NWmichigan wrote:
This is what he said on his facebook page 24 hours ago:
Quote:
A church is called a sanctuary because it's a place of refuge and respite from the earthly and connects us to the heavenly. The Emanuel AME Church in Charleston, S.C. became a scene of unspeakable carnage because an evil person violated the sanctuary where earth and heaven meet and turned it into a place where earth and hell meet. No civilized person can react except with revulsion to such a senseless, cowardly, and despicable act. And for it to happen in one of America's truly great and gentile cities adds to the horror. All Americans join in the condemnation of this act, but for Christians, such horror is especially painful because a holy place for peace and prayer has been infected and desecrated by demonic violence. The prayers that were interrupted by a mass murderer will be continued by a grieving nation.
I don't think the racial motivation of the act was clear then?
So, here are the facts as we know them so far:
1) The suspect made a statement to his victims just prior to the shooting of all but one of them that he was wanted to kill black people.

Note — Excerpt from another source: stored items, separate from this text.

## Cache chip coefficients as bitmasks and specialize shared DLL windows per residue

```diff
diff --git a/gypsum_amd/csrc/kernels_dll_exact.hpp b/gypsum_amd/csrc/kernels_dll_exact.hpp
--- a/gypsum_amd/csrc/kernels_dll_exact.hpp
+++ b/gypsum_amd/csrc/kernels_dll_exact.hpp
@@ -63,8 +63,7 @@
     return exact_window_chips(chipf, m, q);
 }
 template <int K, typename S>
-__device__ __forceinline__ void exact_window_fold(const S (&x)[K], const ExactChips& c, double2 rho, double2 step, double2& sp, double2& se, double2& sl) {
-    const double dj = (double)c.c0, gl = (double)(c.cm1 - c.c0), ge = (double)(c.c0 - c.cp1);
+__device__ __forceinline__ void exact_window_fold_coef(const S (&x)[K], double dj, double ge, double gl, double2 rho, double2 step, double2& sp, double2& se, double2& sl) {
     double2 h = cvt64(x[K - 1]);
 #pragma unroll
     for (int i = K - 2; i >= 0; --i) h = horner64(h, rho, cvt64(x[i]));
@@ -72,6 +71,10 @@
     sp = horner64(sp, step, make_double2(dj * h.x, dj * h.y));
     se = horner64(se, step, make_double2(ge * xe.x, ge * xe.y));
     sl = horner64(sl, step, make_double2(gl * xl.x, gl * xl.y));
+}
+template <int K, typename S>
+__device__ __forceinline__ void exact_window_fold(const S (&x)[K], const ExactChips& c, double2 rho, double2 step, double2& sp, double2& se, double2& sl) {
+    exact_window_fold_coef<K>(x, (double)c.c0, (double)(c.c0 - c.cp1), (double)(c.cm1 - c.c0), rho, step, sp, se, sl);
 }
 template <int K, bool EDGE>
 __device__ __forceinline__ void exact_window(const cf* __restrict__ block, int m, int r, int q, const float* __restrict__ chipf,
@@ -102,6 +105,21 @@
     u.q = sN / K; u.r = sN % K;
     return u;
 }
+template <int CTRL>
+__device__ __forceinline__ double dpp_d_any(double v) {
+    const unsigned lo = __builtin_amdgcn_mov_dpp((unsigned)__double2loint(v), CTRL, 0xF, 0xF, true);
+    const unsigned hi = __builtin_amdgcn_mov_dpp((unsigned)__double2hiint(v), CTRL, 0xF, 0xF, true);
+    return __hiloint2double((int)hi, (int)lo);
+}
+__device__ __forceinline__ double wave_sum_lane63(double v) {
+    v += dpp_d_any<kDppXor1>(v);
+    v += dpp_d_any<kDppXor2>(v);
+    v += dpp_d_any<kDppHalfMirror>(v);
+    v += dpp_d_any<kDppMirror>(v);
+    v += dpp_d_any<0x142>(v);
+    v += dpp_d_any<0x143>(v);
+    return v;
+}
 template <int K>
 __device__ __forceinline__ void exact_unit_store(double2 sp, double2 se, double2 sl, const ExactUnit& u, int lane, int n_anchor, double* out) {
     const double2 rho_a = carrier64(u.du);
@@ -109,7 +127,7 @@
     const double2 pp = cmul64(sp, anchor), ee = cmul64(cmul64(se, cpow_km1<K>(rho_a)), anchor), ll = cmul64(sl, anchor);
     double acc[6] = {pp.x, pp.y, ee.x, ee.y, ll.x, ll.y};
 #pragma unroll
-    for (int v = 0; v < 6; ++v) acc[v] = wave_sum_last(acc[v]);
+    for (int v = 0; v < 6; ++v) acc[v] = wave_sum_lane63(acc[v]);
     if (lane == 63) *out = dll_discriminator_exact(acc);
 }
 __device__ __forceinline__ bool exact_unit_decode(const DllExactParams& p, int u, int& ch, int& ms) {
@@ -192,6 +210,52 @@
     const ExactGroup* groups;
     const int32_t* n_groups;
 };
+struct ExactCoefBits {
+    uint32_t dj;
+    uint32_t ge, gl;
+};
+__device__ __forceinline__ ExactCoefBits exact_coef_bits(const float* __restrict__ chipf, int lane, int q) {
+    ExactCoefBits b{0u, 0u, 0u};
+#pragma unroll
+    for (int c = 0; c < 16; ++c) {
+        const ExactChips k = exact_window_chips(chipf, lane + 64 * c - 1, q);
+        const uint32_t m = __float_as_uint(k.cm1) >> 31, z = __float_as_uint(k.c0) >> 31, n = __float_as_uint(k.cp1) >> 31;
+        b.dj |= z << c;
+        b.ge |= ((z ^ n) | ((z & ~n) << 1)) << (2 * c);
+        b.gl |= ((m ^ z) | ((m & ~z) << 1)) << (2 * c);
+    }
+    return b;
+}
+typedef double __attribute__((ext_vector_type(2))) lds_d2;
+typedef const __attribute__((address_space(3))) lds_d2* lds_d2_ptr;
+template <int K, int R>
+__device__ __forceinline__ void exact_shared_windows(uint32_t lds_win0, const ExactCoefBits& b, double2 rho, double2 step, double2& sp, double2& se, double2& sl) {
+    int z0 = 0, z1 = 0, z2 = 0;
+    asm volatile("" : "+v"(z0), "+v"(z1), "+v"(z2));
+#pragma unroll 2
+    for (int c = 15; c >= 0; --c) {
+        uint32_t at = lds_win0 + (uint32_t)sizeof(double2) * (K + 1) * 64 * c;
+        asm volatile("" : "+v"(at));
+        const lds_d2_ptr w = (lds_d2_ptr)at;
+        double2 x[K];
+#pragma unroll
+        for (int i = 0; i < K; ++i) {
+            const lds_d2 v = w[R + i + (R + i >= K ? 1 : 0)];
+            x[i] = make_double2(v.x, v.y);
+        }
+        const double dj = __hiloint2double((int)(((b.dj << (31 - c)) & 0x80000000u) | 0x3FF00000u), z0);
+        const double ge = __hiloint2double((int)((b.ge << (30 - 2 * c)) & 0xC0000000u), z1);
+        const double gl = __hiloint2double((int)((b.gl << (30 - 2 * c)) & 0xC0000000u), z2);
+        exact_window_fold_coef<K>(x, dj, ge, gl, rho, step, sp, se, sl);
+    }
+}
+template <int K, int R = 0>
+__device__ __forceinline__ void exact_shared_windows_at(int r, uint32_t lds_win0, const ExactCoefBits& b, double2 rho, double2 step, double2& sp, double2& se, double2& sl) {
+    if constexpr (R + 1 < K) {
+        if (r != R) { exact_shared_windows_at<K, R + 1>(r, lds_win0, b, rho, step, sp, se, sl); return; }
+    }
+    exact_shared_windows<K, R>(lds_win0, b, rho, step, sp, se, sl);
+}
 template <int K>
 __global__ __launch_bounds__(kExactSharedThreads) void dll_exact_shared_kernel(DllExactSharedParams ps) {
     static_assert(K <= 8, "a window's samples in registers");
@@ -242,7 +306,9 @@
         }
         return;
     }
-    const double2* win0 = s_x + (K + 1) * lane;
+    const uint32_t lds_win0 = (uint32_t)(uintptr_t)(const __attribute__((address_space(3))) double2*)s_x + (uint32_t)sizeof(double2) * (K + 1) * lane;
+    ExactCoefBits bits{0u, 0u, 0u};
+    int have_ch = -1, have_sat = 0, have_q = 0;
     for (int64_t item = lo; item < hi; ++item) {
         __syncthreads();
         const int g = (int)(item / span), ms = p.ms_begin + (int)(item % span);
@@ -252,20 +318,15 @@
             const int64_t at = (int64_t)ch * p.n_ms + ms;
             const SpecIn in = p.spec[at];
             if (in.key != kSpecKeyLost) {
-                const ExactUnit u = exact_unit<K>(p, in, __builtin_amdgcn_readfirstlane(p.states[ch].sat_id), ms);
-                int off[K];
-#pragma unroll
-                for (int i = 0; i < K; ++i) off[i] = u.r + i + (u.r + i >= K ? 1 : 0);
+                const int sat = __builtin_amdgcn_readfirstlane(p.states[ch].sat_id);
+                const ExactUnit u = exact_unit<K>(p, in, sat, ms);
+                if (ch != have_ch || sat != have_sat || u.q != have_q) {
+                    bits = exact_coef_bits(u.chipf, lane, u.q);
+                    have_ch = ch; have_sat = sat; have_q = u.q;
+                }
                 double2 sp = make_double2(0.0, 0.0), se = sp, sl = sp;
                 const double2 rho = carrier64(u.du), step = carrier64(u.du * (double)(K * 64));
-#pragma unroll 2
-                for (int c = 15; c >= 0; --c) {
-                    const double2* w = win0 + (K + 1) * 64 * c;
-                    double2 x[K];
-#pragma unroll
-                    for (int i = 0; i < K; ++i) x[i] = w[off[i]];
-                    exact_window_fold<K>(x, exact_window_chips(u.chipf, lane + 64 * c - 1, u.q), rho, step, sp, se, sl);
-                }
+                exact_shared_windows_at<K>(u.r, lds_win0, bits, rho, step, sp, se, sl);
                 exact_unit_store<K>(sp, se, sl, u, lane, K * (lane - 1) + u.r, p.disc_out + at);
             }
         }
```

After: 11750 Msamples/s (median of 6 runs). About the same (+0.9%).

He told the woman whom he did not shoot, who is one of the witnesses, that he was leaving her alive so that she could tell others to his words and motivation.
2) South Carolina Law Enforcement immediately categorized this mass murder as a probable hate crime.

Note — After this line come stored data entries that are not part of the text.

struct GemmParams {
    int nkb, kper;
// ... 1783 lines not shown
    FinalizeArgs fa{t->part1, t->part2, t->part3, p->s1, p->s2, p->s3, t->bp1, t->bp2, t->bp3, c1, c23, c23, t->hp, t->hb, G, a.loss_out, 1.f / gscale};
    const int n_compact = L.wf1 + (L.total - L.bf1);
    const int nb_fin = (n_compact + 31) / 32;
    tc::pdl_next_launch_plain(t->nopdl & 16);
    FB_CUDA_OK(tc::launch_pdl(finalize_grads_kernel, dim3(nb_fin), dim3(32 * kFinWarps), 0, st, fa, L, a.grads, ad, t->pw[0]));
    if (a.ad.on && a.xch != nullptr) {
        rc = dist_launch_bucket(a.xch, n, 1, const_cast<float *>(a.params), a.ad.m, a.ad.v, t->adam_pow + 2, a.ad.beta1, a.ad.beta2, a.ad.eps,
                                a.ad.grad_scale, st);
        if (rc) return rc;
    }
    if (a.ad.on) FB_CUDA_OK(fork(t->aux3, st));
    if (per_on_side) FB_CUDA_OK(fork(t->aux4, st));
    return FB_OK;
}

bool same_key(const GraphKey &x, const GraphKey &y) { return memcmp(&x, &y, sizeof(GraphKey)) == 0; }

}

int tc_set_format(fb_qnet *n, int f16) {
    TcState *t = n->tc;
    FB_REQUIRE(t != nullptr, "tc_set_format: no tensor-core state");
    f16 = f16 ? 1 : 0;
    if (t->f16 != f16) {
        for (auto &g : t->graphs) destroy_entry(g);
        t->graphs.clear();
        t->plans.clear();
        n->packed_src[0] = n->packed_src[1] = nullptr;
    }
    t->f16 = f16; t->pw[0].f16 = f16; t->pw[1].f16 = f16;
    return FB_OK;
}

int tc_drop_graphs(fb_qnet *n) {
    if (n->tc) { for (auto &g : n->tc->graphs) destroy_entry(g); n->tc->graphs.clear(); }
    return FB_OK;
}

extern "C" int fb_qnet_set_conv1_mode(fb_qnet *n, int mode) {
    FB_REQUIRE(n != nullptr && n->tc != nullptr && mode >= 0 && mode <= 4, "fb_qnet_set_conv1_mode: needs a tensor-core precision and mode 0..4");
    n->tc->conv1_mode = mode;
    for (auto &g : n->tc->graphs) destroy_entry(g);
    n->tc->graphs.clear();
    return FB_OK;
}

extern "C" int fb_qnet_set_fused_backward(fb_qnet *n, int on) {
    FB_REQUIRE(n != nullptr && n->tc != nullptr, "fb_qnet_set_fused_backward: needs FB_PRECISION_BF16");
    n->tc->fuse_bwd = (on & 1) ? 1 : 0;
    n->tc->fuse_fwd = (on & 2) || on == 1 ? 1 : 0;
    return tc_drop_graphs(n);
}

extern "C" int fb_qnet_use_graphs(fb_qnet *n, int enable) {
    FB_REQUIRE(n != nullptr, "fb_qnet_use_graphs: NULL argument");
    if (n->tc) n->tc->use_graph = enable ? 1 : 0;
    return FB_OK;
}

int tc_step(fb_qnet *n, const QnetStep &a, float beta1_power, float beta2_power, cudaStream_t st) {
    TcState *t = n->tc;
    if (a.ad.on) {
        if (t->pow_host[0] != beta1_power || t->pow_host[1] != beta2_power) {
            float *slot = t->pow_pinned + 2 * (t->pow_slot++ & 15);
            slot[0] = beta1_power; slot[1] = beta2_power;
            FB_CUDA_OK(cudaMemcpyAsync(t->adam_pow, slot, 2 * sizeof(float), cudaMemcpyHostToDevice, st));
        }
        t->pow_host[0] = t->pow_host[1] = -1.f;
    }
    GraphKey key;
    memset(&key, 0, sizeof(key));
    memcpy(&key.a, &a, sizeof(a));
    key.a.pro.t = 0; key.a.pro.beta = 0.0;
    key.pack_online = n->packed_src[0] != a.params;
    key.pack_target = a.variant != 0 && n->packed_src[1] != a.target;
    int rc = FB_OK;
    GraphEntry *ge = nullptr;
    if (t->use_graph) {
        for (auto &g : t->graphs) if (same_key(g.key, key)) { ge = &g; break; }
        if (!ge) {
            if (t->graphs.size() >= 8) { for (auto &g : t->graphs) destroy_entry(g); t->graphs.clear(); }
            t->graphs.push_back(GraphEntry{key, 0, nullptr, nullptr, nullptr, nullptr});
            ge = &t->graphs.back();
        }
    }
    if (ge && ge->exec) {
        if (a.pro.replay != nullptr) { rc = replay_patch_nodes(ge->exec, ge->n_sampler, ge->n_gather, a.pro, a.gamma); if (rc) return rc; }
        FB_CUDA_OK(cudaGraphLaunch(ge->exec, st));
    } else if (ge && ge->seen >= 1) {
        cudaGraph_t graph = nullptr;
        FB_CUDA_OK(cudaStreamBeginCapture(t->cap, cudaStreamCaptureModeRelaxed));
        rc = train_step_launch(n, a, key.pack_online, key.pack_target, t->cap);
        cudaError_t ce = cudaStreamEndCapture(t->cap, &graph);
        if (rc) { if (graph) cudaGraphDestroy(graph); return rc; }
        FB_CUDA_OK(ce);
        cudaError_t ie = cudaGraphInstantiate(&ge->exec, graph, 0);
        if (ie == cudaSuccess && a.pro.replay != nullptr) {
            size_t nn = 0;
            cudaGraphGetNodes(graph, nullptr, &nn);
            std::vector<cudaGraphNode_t> nodes(nn);
            if (nn) cudaGraphGetNodes(graph, nodes.data(), &nn);
            for (size_t i = 0; i < nn; i++) {
                cudaGraphNodeType ty;
                if (cudaGraphNodeGetType(nodes[i], &ty) != cudaSuccess || ty != cudaGraphNodeTypeKernel) continue;
                cudaKernelNodeParams kp{};
                if (cudaGraphKernelNodeGetParams(nodes[i], &kp) != cudaSuccess) continue;
                if (replay_is_sampler(kp.func)) ge->n_sampler = nodes[i];
                else if (replay_is_gather(kp.func)) ge->n_gather = nodes[i];
            }
            if (!ge->n_sampler || !ge->n_gather) { cudaGraphExecDestroy(ge->exec); ge->exec = nullptr; ie = cudaErrorUnknown; }
        }
        if (ie == cudaSuccess && a.pro.replay != nullptr) ge->graph = graph;
        else cudaGraphDestroy(graph);
        FB_CUDA_OK(ie);
        FB_CUDA_OK(cudaGraphLaunch(ge->exec, st));
    } else {
        rc = train_step_launch(n, a, key.pack_online, key.pack_target, st);
        if (rc) return rc;
        if (ge) ge->seen++;
    }
    n->packed_src[0] = a.params;
    if (a.variant != 0) n->packed_src[1] = a.target;
    if (a.ad.on && n->packed_src[1] == a.params) n->packed_src[1] = nullptr;
    if (a.ad.on) { t->pow_host[0] = beta1_power * a.ad.beta1; t->pow_host[1] = beta2_power * a.ad.beta2; }
    return FB_OK;
}

extern "C" int fb_debug_tc_kernel(fb_qnet *n, int which, int B, int reps, const float *params_dev, void *stream) {
    FB_REQUIRE(n && n->tc && params_dev && B > 0 && B <= n->max_batch && reps > 0, "fb_debug_tc_kernel: bad argument");
    TcState *t = n->tc;
    TcPlan *p;
    int rc = make_plan(n, B, &p);
    if (rc) return rc;
    cudaStream_t st = (cudaStream_t)stream;
    const QnetLayout &L = n->L;
    const TcWeightMaps &wm = t->wm[0];
    const FwdWs &f = t->ws[0];
    const int H = L.hidden, P1 = B * kP1, P2 = B * kP2;
    for (int r = 0; r < reps; r++) {
        switch (which) {
            case 0: FB_CUDA_OK((launch_tc_conv<32, kSlab1, 1, 4, 6, 1>(p->x2_s[0], wm.w1p, p->conv1, t->n_sms, EpiConv1{f.z1, params_dev + L.b1, P1, t->f16}, st))); break;
            case 1: FB_CUDA_OK((launch_tc_conv<64, kSlab2, 2, 8, 3, 1>(p->p2_s[0], wm.w2p, p->conv2, t->n_sms, EpiGrid7{f.a2, params_dev + L.b2, P2, t->f16}, st))); break;
            case 2: FB_CUDA_OK((launch_tc_conv<64, kSlab3, 1, 9, 4, 1>(p->a2_s[0], wm.w3p, p->conv3, t->n_sms, EpiConv3{f.a3, params_dev + L.b3, P2, t->f16}, st))); break;
            case 3: FB_CUDA_OK((launch_tc_gemm<128, 2>(p->a3_k[0], wm.wf1n, p->fc1, dim3((B + 127) / 128, H / 128, p->sf),
                                                       EpiStoreF32{f.parth, B, H, (size_t)n->max_batch * H}, st))); break;
            case 4: FB_CUDA_OK((launch_tc_wgrad<32, 2, kSlabW1, 1, 6>(p->x2_w, p->dz1_b, p->conv1_w, p->s1, EpiStoreF32{t->part1, 256, 32, (size_t)256 * 32}, st))); break;
            case 5: FB_CUDA_OK((launch_tc_conv<64, kSlab3, 1, 9, 4, 1>(p->dz3_s, wm.w3d, p->conv3_d, t->n_sms, EpiConv3Dgrad{t->dz2, f.a2, P2, t->f16}, st))); break;
            case 6: FB_CUDA_OK((launch_tc_gemm<64, 0>(p->dh1_k, wm.wf1n, p->fc1_d, dim3((B + 127) / 128, kFlat / 64, 1), EpiFc1Dgrad{t->dz3, f.a3, B, t->f16}, st))); break;
            case 7: FB_CUDA_OK((launch_tc_conv1_fused<4, false>(p->x2_s[0], wm.w1p, Conv1FusedParams{g_probe_view, B, params_dev + L.b1, nullptr, f.p2, t->f16}, t->n_sms, st))); break;
            case 8: FB_CUDA_OK((launch_tc_conv1_fused<4, false>(p->x2_s[0], wm.w1p, Conv1FusedParams{g_probe_view, B, params_dev + L.b1, f.z1, f.p2, t->f16}, t->n_sms, st))); break;
            case 9: FB_CUDA_OK((launch_tc_conv1_fused<6, true>(p->x2_s[0], wm.w1p, Conv1FusedParams{g_probe_view, B, params_dev + L.b1, nullptr, f.p2, t->f16}, t->n_sms, st))); break;
            case 10: FB_CUDA_OK((launch_tc_conv1_fused<6, true>(p->x2_s[0], wm.w1p, Conv1FusedParams{g_probe_view, B, params_dev + L.b1, f.z1, f.p2, t->f16}, t->n_sms, st))); break;
            case 11: FB_CUDA_OK((launch_tc_conv1_fused<6, true>(p->x2_s[0], wm.w1p, Conv1FusedParams{g_probe_view, B, params_dev + L.b1, nullptr, nullptr, t->f16}, t->n_sms, st))); break;
            default: FB_REQUIRE(false, "fb_debug_tc_kernel: which must be 0..11");
        }
    }
    return FB_OK;
}

namespace {
__global__ void __launch_bounds__(128) tc_slab_probe_kernel(const __grid_constant__ CUtensorMap mapA, const __grid_constant__ CUtensorMap mapB,
                                                            int shift, uint32_t base_offset, float *d) {
    extern __shared__ uint8_t smem_raw[];
    __shared__ __align__(8) uint64_t bar_full, bar_done;
    __shared__ uint32_t tmem_slot;
    const uint32_t smem = (tc::smem_u32(smem_raw) + 1023u) & ~1023u;
    const int warp = threadIdx.x >> 5, lane = threadIdx.x & 31;
    if (threadIdx.x == 0) { tc::mbar_init(tc::smem_u32(&bar_full), 1); tc::mbar_init(tc::smem_u32(&bar_done), 1); tc::fence_barrier_init(); }
    if (warp == 0) tc::tmem_alloc(tc::smem_u32(&tmem_slot), 64);
    tc::tc_fence_before(); __syncthreads(); tc::tc_fence_after();
    const uint32_t tmem = tmem_slot, sa = smem, sb = smem + 32768;
    if (threadIdx.x == 0) {
        tc::mbar_expect_tx(tc::smem_u32(&bar_full), 32768 + 8192);
        tc::tma_load_2d(sa, &mapA, 0, 0, tc::smem_u32(&bar_full));
        tc::tma_load_2d(sa + 16384, &mapA, 0, 128, tc::smem_u32(&bar_full));
        tc::tma_load_2d(sb, &mapB, 0, 0, tc::smem_u32(&bar_full));
        tc::mbar_wait(tc::smem_u32(&bar_full), 0);
        tc::tc_fence_after();
        constexpr uint32_t idesc = tc::instr_desc_bf16(128, 64, 0, 0);
        for (int k = 0; k < 4; k++) {
            uint64_t ad = tc::smem_desc(sa + shift * 128 + k * 32, 16, 1024, tc::kSwizzle128) | ((uint64_t)(base_offset & 7u) << 49);
            uint64_t bd = tc::smem_desc(sb + k * 32, 16, 1024, tc::kSwizzle128);
            tc::umma_bf16(tmem, ad, bd, idesc, k != 0);
        }
        tc::umma_commit(tc::smem_u32(&bar_done));
    }
    tc::mbar_wait(tc::smem_u32(&bar_done), 0);
    tc::tc_fence_after();
    for (int c0 = 0; c0 < 64; c0 += 16) {
        float v[16];
        tc::tmem_ld16(tmem + ((uint32_t)(warp * 32) << 16) + (uint32_t)c0, v);
        for (int i = 0; i < 16; i++) d[(warp * 32 + lane) * 64 + c0 + i] = v[i];
    }
    tc::tc_fence_before(); __syncthreads();
    if (warp == 0) tc::tmem_dealloc(tmem, 64);
}
}

extern "C" int fb_debug_tc_slab(int shift, int base_offset, const void *a_dev, const void *b_dev, float *d_dev, void *stream) {
    FB_REQUIRE(a_dev && b_dev && d_dev && shift >= 0 && shift <= 128, "fb_debug_tc_slab: bad argument");
    int rc = ensure_encode();
    if (rc) return rc;
    CUtensorMap ma, mb;
    if ((rc = make_map(&ma, (const bf16 *)a_dev, 256, 64, 64, 128))) return rc;
    if ((rc = make_map(&mb, (const bf16 *)b_dev, 64, 64, 64, 64))) return rc;
    FB_CUDA_OK(cudaFuncSetAttribute(tc_slab_probe_kernel, cudaFuncAttributeMaxDynamicSharedMemorySize, 32768 + 8192 + 1024));
    tc_slab_probe_kernel<<<1, 128, 32768 + 8192 + 1024, (cudaStream_t)stream>>>(ma, mb, shift, (uint32_t)base_offset, d_dev);
    FB_CUDA_OK(cudaGetLastError());
    return FB_OK;
}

3) The suspect's roommate said that he had been planning this atrocity for at least six months and that his intent was to start a race war.
4) The suspect has some documented association with white supremacist culture (patches for the flags of Rhodesia and apartheid-area South Africa).
5) The shooter actually referenced the Trayvon Martin killing when talking with his roommate about his desire to ignite a racial conflict.
All evidence points to the fact that this was a racially motivated mass murder (including the murder of an 87 year-old woman). There is no evidence that seems to point to another possibility.
But that's not even the point. The larger point is that our country has been facing a continual parade of ugly stories over the past few years in particular which have been intensifying the racial divide in a way that is extremely unhealthy for the state of our nation. We've had a number of high profile incidents in which young black men have been shot while unarmed and the predictable divide in which many blacks believe that it was unjustified and many whites believe that it was. We had a brief episode with the so-called "knockout" game in which black youth, especially in a few cities, have attacked whites as part of some sick "game." We've had issue after issue and the predictable fallout from each of them in which many people of different ethnic groups have had their hearts hardened, resentment overflowing, saying and doing things that exhibit levels of ugliness that are surprising. What I'm saying is that America has a problem. America needs racial healing.
When America has a problem, politicians who are able to identify the problem and come up with solutions tend to do very well. When America's problem was that our military and prestige were in terrible shape, Reagan identified that problem, latched on to it, and both annunciated and implemented actions to fix the problem. When America's problem was that we had just experienced the vulnerability of being attacked by terrorists, President Bush announced and took actions to increase our vigilance against terrorists and made it clear to the nation that our new national problem had top-level attention from the White House. The list goes on and on. But when America has a problem, politicians who actually have answers to the problems rise to the occasion when they step forward, identify America's pain point and then show that they have an understanding of the problem as well as a plan to fix it.
I have absolutely no doubt that Mike Huckabee understands better than most politicians today the complexity, the pain and the history of America's racial divisions. He is a guy who I have always admired because of his willingness to reach out to and include everybody and I continue to admire him in this way. He can speak with authority about being a son of the South, being a conservative and yet understanding the viewpoints of people from different places, different ancestries and the like. He definitely understands more about how to solve this crisis that America is facing more than most who are in national politics. And he also has a track record for being accepted by a wider range of voters than most politicians.
But as it is obvious to many people that our country has a problem that we thought we were past, not just a problem of individual instances of bad things happening but a problem with people's hearts (hatred and resentment in all directions) in addition to a widely perceived problem in which people of different races experience different treatment in terms of 4th Amendment rights and freedom from unwarranted harassment. It's a divide that keeps raising itself every month in the form of a different crisis. And it's not just a matter of, as some suggest, Democrats trying to "play the race card" or stir up agitation. There is real pain and, under the surface of a country that has come a long way since the 1960's, a lot of resentment and some real unresolved issues. Surveys indicate that most Americans believe that this country is more racially divided than it was previously.
And so here comes a once in lifetime opportunity for Mike Huckabee. America has a problem. Mike Huckabee has spent enough time building relationships with people of all ethnicities that he actually knows big parts of the solution. The missing link: I haven't heard him talk about any of this in a long time and our country really needs leadership that will step in and speak healing, and not more division, at this moment in time. Mike knows how to do this and is capable of doing this. Mike just needs to figure out a way to use his excellent oratorical skills and common sense in order to tell America that he recognizes the problem, that he understands the pain and the divide and that he knows how to bring us together. And then he needs to do it. This is the wrong time to not speak out on this issue of racial healing. Especially for the very few in politics who have experience in helping to manifest it.